-------- Task inputs --------
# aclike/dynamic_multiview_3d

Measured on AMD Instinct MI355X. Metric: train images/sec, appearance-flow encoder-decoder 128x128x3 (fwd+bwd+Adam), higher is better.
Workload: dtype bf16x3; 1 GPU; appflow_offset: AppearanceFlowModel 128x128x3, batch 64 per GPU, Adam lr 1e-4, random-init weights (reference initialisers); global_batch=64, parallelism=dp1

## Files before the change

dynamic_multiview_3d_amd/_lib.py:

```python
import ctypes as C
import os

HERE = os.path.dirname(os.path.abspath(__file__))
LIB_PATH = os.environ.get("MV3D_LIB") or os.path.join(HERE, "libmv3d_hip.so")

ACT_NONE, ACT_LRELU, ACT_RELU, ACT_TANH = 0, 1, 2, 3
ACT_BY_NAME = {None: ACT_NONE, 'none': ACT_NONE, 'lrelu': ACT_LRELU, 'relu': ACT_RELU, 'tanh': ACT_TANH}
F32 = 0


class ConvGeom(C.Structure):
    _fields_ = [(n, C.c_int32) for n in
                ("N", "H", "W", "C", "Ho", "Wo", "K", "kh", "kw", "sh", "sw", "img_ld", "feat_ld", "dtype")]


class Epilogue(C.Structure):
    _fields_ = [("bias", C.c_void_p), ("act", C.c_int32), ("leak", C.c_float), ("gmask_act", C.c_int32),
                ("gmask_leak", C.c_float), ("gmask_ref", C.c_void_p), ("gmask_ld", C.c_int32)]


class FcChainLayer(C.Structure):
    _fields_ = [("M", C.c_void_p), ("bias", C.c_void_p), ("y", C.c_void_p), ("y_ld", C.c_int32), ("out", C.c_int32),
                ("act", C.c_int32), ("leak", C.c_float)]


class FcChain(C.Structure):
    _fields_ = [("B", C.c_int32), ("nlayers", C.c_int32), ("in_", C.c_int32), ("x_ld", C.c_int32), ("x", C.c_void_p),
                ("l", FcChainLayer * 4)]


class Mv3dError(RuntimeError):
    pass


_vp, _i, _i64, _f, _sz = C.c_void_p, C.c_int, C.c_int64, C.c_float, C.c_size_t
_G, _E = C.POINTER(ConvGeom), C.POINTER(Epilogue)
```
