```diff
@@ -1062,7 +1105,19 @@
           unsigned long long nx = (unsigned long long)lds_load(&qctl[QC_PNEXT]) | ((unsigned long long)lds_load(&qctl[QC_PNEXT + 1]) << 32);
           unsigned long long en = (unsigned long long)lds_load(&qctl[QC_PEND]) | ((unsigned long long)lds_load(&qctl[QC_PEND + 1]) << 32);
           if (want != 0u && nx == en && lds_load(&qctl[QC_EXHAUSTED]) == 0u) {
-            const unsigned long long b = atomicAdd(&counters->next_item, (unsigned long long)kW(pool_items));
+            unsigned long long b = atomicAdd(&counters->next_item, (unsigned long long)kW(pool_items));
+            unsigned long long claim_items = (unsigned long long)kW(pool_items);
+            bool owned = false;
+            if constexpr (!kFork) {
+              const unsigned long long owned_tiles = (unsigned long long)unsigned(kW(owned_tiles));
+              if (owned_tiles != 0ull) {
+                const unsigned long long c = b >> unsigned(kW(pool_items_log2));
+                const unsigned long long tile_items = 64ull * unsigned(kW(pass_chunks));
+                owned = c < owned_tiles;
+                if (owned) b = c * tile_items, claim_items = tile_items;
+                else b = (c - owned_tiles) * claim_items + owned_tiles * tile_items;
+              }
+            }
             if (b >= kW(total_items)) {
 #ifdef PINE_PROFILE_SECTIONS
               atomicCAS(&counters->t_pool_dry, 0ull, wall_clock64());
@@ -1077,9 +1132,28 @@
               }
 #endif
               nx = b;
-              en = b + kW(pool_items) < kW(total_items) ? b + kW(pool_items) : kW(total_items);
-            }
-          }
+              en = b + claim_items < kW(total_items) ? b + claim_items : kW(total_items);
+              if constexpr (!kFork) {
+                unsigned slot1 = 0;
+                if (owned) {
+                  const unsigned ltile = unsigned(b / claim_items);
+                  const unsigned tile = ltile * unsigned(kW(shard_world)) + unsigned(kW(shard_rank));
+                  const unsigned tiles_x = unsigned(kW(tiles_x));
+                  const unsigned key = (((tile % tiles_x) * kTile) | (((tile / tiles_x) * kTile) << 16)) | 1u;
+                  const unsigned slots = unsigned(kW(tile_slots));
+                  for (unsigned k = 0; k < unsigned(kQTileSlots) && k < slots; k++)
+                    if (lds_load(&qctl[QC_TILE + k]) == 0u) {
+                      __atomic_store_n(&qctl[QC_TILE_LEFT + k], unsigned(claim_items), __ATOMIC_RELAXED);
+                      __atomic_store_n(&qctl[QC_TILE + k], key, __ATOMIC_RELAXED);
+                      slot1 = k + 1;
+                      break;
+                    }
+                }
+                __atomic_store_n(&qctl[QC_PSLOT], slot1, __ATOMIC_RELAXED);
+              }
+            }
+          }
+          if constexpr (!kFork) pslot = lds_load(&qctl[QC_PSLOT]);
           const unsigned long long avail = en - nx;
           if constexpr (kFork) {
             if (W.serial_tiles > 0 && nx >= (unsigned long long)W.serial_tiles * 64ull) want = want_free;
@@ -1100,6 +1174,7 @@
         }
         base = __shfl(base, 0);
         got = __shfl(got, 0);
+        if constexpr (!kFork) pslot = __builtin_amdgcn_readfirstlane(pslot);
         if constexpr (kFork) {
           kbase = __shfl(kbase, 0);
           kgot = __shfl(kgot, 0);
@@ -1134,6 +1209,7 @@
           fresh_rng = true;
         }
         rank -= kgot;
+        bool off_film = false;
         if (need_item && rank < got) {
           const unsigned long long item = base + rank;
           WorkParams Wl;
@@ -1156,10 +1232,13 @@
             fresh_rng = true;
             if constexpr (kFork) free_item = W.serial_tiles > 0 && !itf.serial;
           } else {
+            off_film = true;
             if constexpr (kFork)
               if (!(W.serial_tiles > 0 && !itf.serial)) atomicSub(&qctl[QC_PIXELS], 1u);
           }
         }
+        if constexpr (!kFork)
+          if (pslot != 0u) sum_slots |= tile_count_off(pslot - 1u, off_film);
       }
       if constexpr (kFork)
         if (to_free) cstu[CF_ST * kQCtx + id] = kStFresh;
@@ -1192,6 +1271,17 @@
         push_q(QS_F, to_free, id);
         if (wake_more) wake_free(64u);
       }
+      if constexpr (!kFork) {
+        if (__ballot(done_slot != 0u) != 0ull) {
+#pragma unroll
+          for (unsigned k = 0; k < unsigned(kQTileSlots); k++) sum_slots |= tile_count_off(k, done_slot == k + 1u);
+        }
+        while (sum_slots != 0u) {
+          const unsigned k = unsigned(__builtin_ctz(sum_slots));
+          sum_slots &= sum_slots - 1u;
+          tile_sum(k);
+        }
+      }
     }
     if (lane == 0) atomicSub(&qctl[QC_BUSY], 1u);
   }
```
--------
[Task requirements] Transcribe every record above exactly as written.

[Result]
# aclike/dynamic_multiview_3d

Measured on AMD Instinct MI355X. Metric: train images/sec, appearance-flow encoder-decoder 128x128x3 (fwd+bwd+Adam), higher is better.
Workload: dtype bf16x3; 1 GPU; appflow_offset: AppearanceFlowModel 128x128x3, batch 64 per GPU, Adam lr 1e-4, random-init weights (reference initialisers); global_batch=64, parallelism=dp1

## Files before the change

dynamic_multiview_3d_amd/_lib.py:

```python
import ctypes as C
import os

HERE = os.path.dirname(os.path.abspath(__file__))
LIB_PATH = os.environ.get("MV3D_LIB") or os.path.join(HERE, "libmv3d_hip.so")

ACT_NONE, ACT_LRELU, ACT_RELU, ACT_TANH = 0, 1, 2, 3
ACT_BY_NAME = {None: ACT_NONE, 'none': ACT_NONE, 'lrelu': ACT_LRELU, 'relu': ACT_RELU, 'tanh': ACT_TANH}
F32 = 0


class ConvGeom(C.Structure):
    _fields_ = [(n, C.c_int32) for n in
                ("N", "H", "W", "C", "Ho", "Wo", "K", "kh", "kw", "sh", "sw", "img_ld", "feat_ld", "dtype")]


class Epilogue(C.Structure):
    _fields_ = [("bias", C.c_void_p), ("act", C.c_int32), ("leak", C.c_float), ("gmask_act", C.c_int32),
                ("gmask_leak", C.c_float), ("gmask_ref", C.c_void_p), ("gmask_ld", C.c_int32)]


class FcChainLayer(C.Structure):
    _fields_ = [("M", C.c_void_p), ("bias", C.c_void_p), ("y", C.c_void_p), ("y_ld", C.c_int32), ("out", C.c_int32),
                ("act", C.c_int32), ("leak", C.c_float)]


class FcChain(C.Structure):
    _fields_ = [("B", C.c_int32), ("nlayers", C.c_int32), ("in_", C.c_int32), ("x_ld", C.c_int32), ("x", C.c_void_p),
                ("l", FcChainLayer * 4)]


class Mv3dError(RuntimeError):
    pass


_vp, _i, _i64, _f, _sz = C.c_void_p, C.c_int, C.c_int64, C.c_float, C.c_size_t
_G, _E = C.POINTER(ConvGeom), C.POINTER(Epilogue)
```
```diff
@@ -1062,7 +1105,19 @@
           unsigned long long nx = (unsigned long long)lds_load(&qctl[QC_PNEXT]) | ((unsigned long long)lds_load(&qctl[QC_PNEXT + 1]) << 32);
           unsigned long long en = (unsigned long long)lds_load(&qctl[QC_PEND]) | ((unsigned long long)lds_load(&qctl[QC_PEND + 1]) << 32);
           if (want != 0u && nx == en && lds_load(&qctl[QC_EXHAUSTED]) == 0u) {
-            const unsigned long long b = atomicAdd(&counters->next_item, (unsigned long long)kW(pool_items));
+            unsigned long long b = atomicAdd(&counters->next_item, (unsigned long long)kW(pool_items));
+            unsigned long long claim_items = (unsigned long long)kW(pool_items);
+            bool owned = false;
+            if constexpr (!kFork) {
+              const unsigned long long owned_tiles = (unsigned long long)unsigned(kW(owned_tiles));
+              if (owned_tiles != 0ull) {
+                const unsigned long long c = b >> unsigned(kW(pool_items_log2));
+                const unsigned long long tile_items = 64ull * unsigned(kW(pass_chunks));
+                owned = c < owned_tiles;
+                if (owned) b = c * tile_items, claim_items = tile_items;
+                else b = (c - owned_tiles) * claim_items + owned_tiles * tile_items;
+              }
+            }
             if (b >= kW(total_items)) {
 #ifdef PINE_PROFILE_SECTIONS
               atomicCAS(&counters->t_pool_dry, 0ull, wall_clock64());
@@ -1077,9 +1132,28 @@
               }
 #endif
               nx = b;
-              en = b + kW(pool_items) < kW(total_items) ? b + kW(pool_items) : kW(total_items);
-            }
-          }
+              en = b + claim_items < kW(total_items) ? b + claim_items : kW(total_items);
+              if constexpr (!kFork) {
+                unsigned slot1 = 0;
+                if (owned) {
+                  const unsigned ltile = unsigned(b / claim_items);
+                  const unsigned tile = ltile * unsigned(kW(shard_world)) + unsigned(kW(shard_rank));
+                  const unsigned tiles_x = unsigned(kW(tiles_x));
+                  const unsigned key = (((tile % tiles_x) * kTile) | (((tile / tiles_x) * kTile) << 16)) | 1u;
+                  const unsigned slots = unsigned(kW(tile_slots));
+                  for (unsigned k = 0; k < unsigned(kQTileSlots) && k < slots; k++)
+                    if (lds_load(&qctl[QC_TILE + k]) == 0u) {
+                      __atomic_store_n(&qctl[QC_TILE_LEFT + k], unsigned(claim_items), __ATOMIC_RELAXED);
+                      __atomic_store_n(&qctl[QC_TILE + k], key, __ATOMIC_RELAXED);
+                      slot1 = k + 1;
+                      break;
+                    }
+                }
+                __atomic_store_n(&qctl[QC_PSLOT], slot1, __ATOMIC_RELAXED);
+              }
+            }
+          }
+          if constexpr (!kFork) pslot = lds_load(&qctl[QC_PSLOT]);
           const unsigned long long avail = en - nx;
           if constexpr (kFork) {
             if (W.serial_tiles > 0 && nx >= (unsigned long long)W.serial_tiles * 64ull) want = want_free;
@@ -1100,6 +1174,7 @@
         }
         base = __shfl(base, 0);
         got = __shfl(got, 0);
+        if constexpr (!kFork) pslot = __builtin_amdgcn_readfirstlane(pslot);
         if constexpr (kFork) {
           kbase = __shfl(kbase, 0);
           kgot = __shfl(kgot, 0);
@@ -1134,6 +1209,7 @@
           fresh_rng = true;
         }
         rank -= kgot;
+        bool off_film = false;
         if (need_item && rank < got) {
           const unsigned long long item = base + rank;
           WorkParams Wl;
@@ -1156,10 +1232,13 @@
             fresh_rng = true;
             if constexpr (kFork) free_item = W.serial_tiles > 0 && !itf.serial;
           } else {
+            off_film = true;
             if constexpr (kFork)
               if (!(W.serial_tiles > 0 && !itf.serial)) atomicSub(&qctl[QC_PIXELS], 1u);
           }
         }
+        if constexpr (!kFork)
+          if (pslot != 0u) sum_slots |= tile_count_off(pslot - 1u, off_film);
       }
       if constexpr (kFork)
         if (to_free) cstu[CF_ST * kQCtx + id] = kStFresh;
@@ -1192,6 +1271,17 @@
         push_q(QS_F, to_free, id);
         if (wake_more) wake_free(64u);
       }
+      if constexpr (!kFork) {
+        if (__ballot(done_slot != 0u) != 0ull) {
+#pragma unroll
+          for (unsigned k = 0; k < unsigned(kQTileSlots); k++) sum_slots |= tile_count_off(k, done_slot == k + 1u);
+        }
+        while (sum_slots != 0u) {
+          const unsigned k = unsigned(__builtin_ctz(sum_slots));
+          sum_slots &= sum_slots - 1u;
+          tile_sum(k);
+        }
+      }
     }
     if (lane == 0) atomicSub(&qctl[QC_BUSY], 1u);
   }
```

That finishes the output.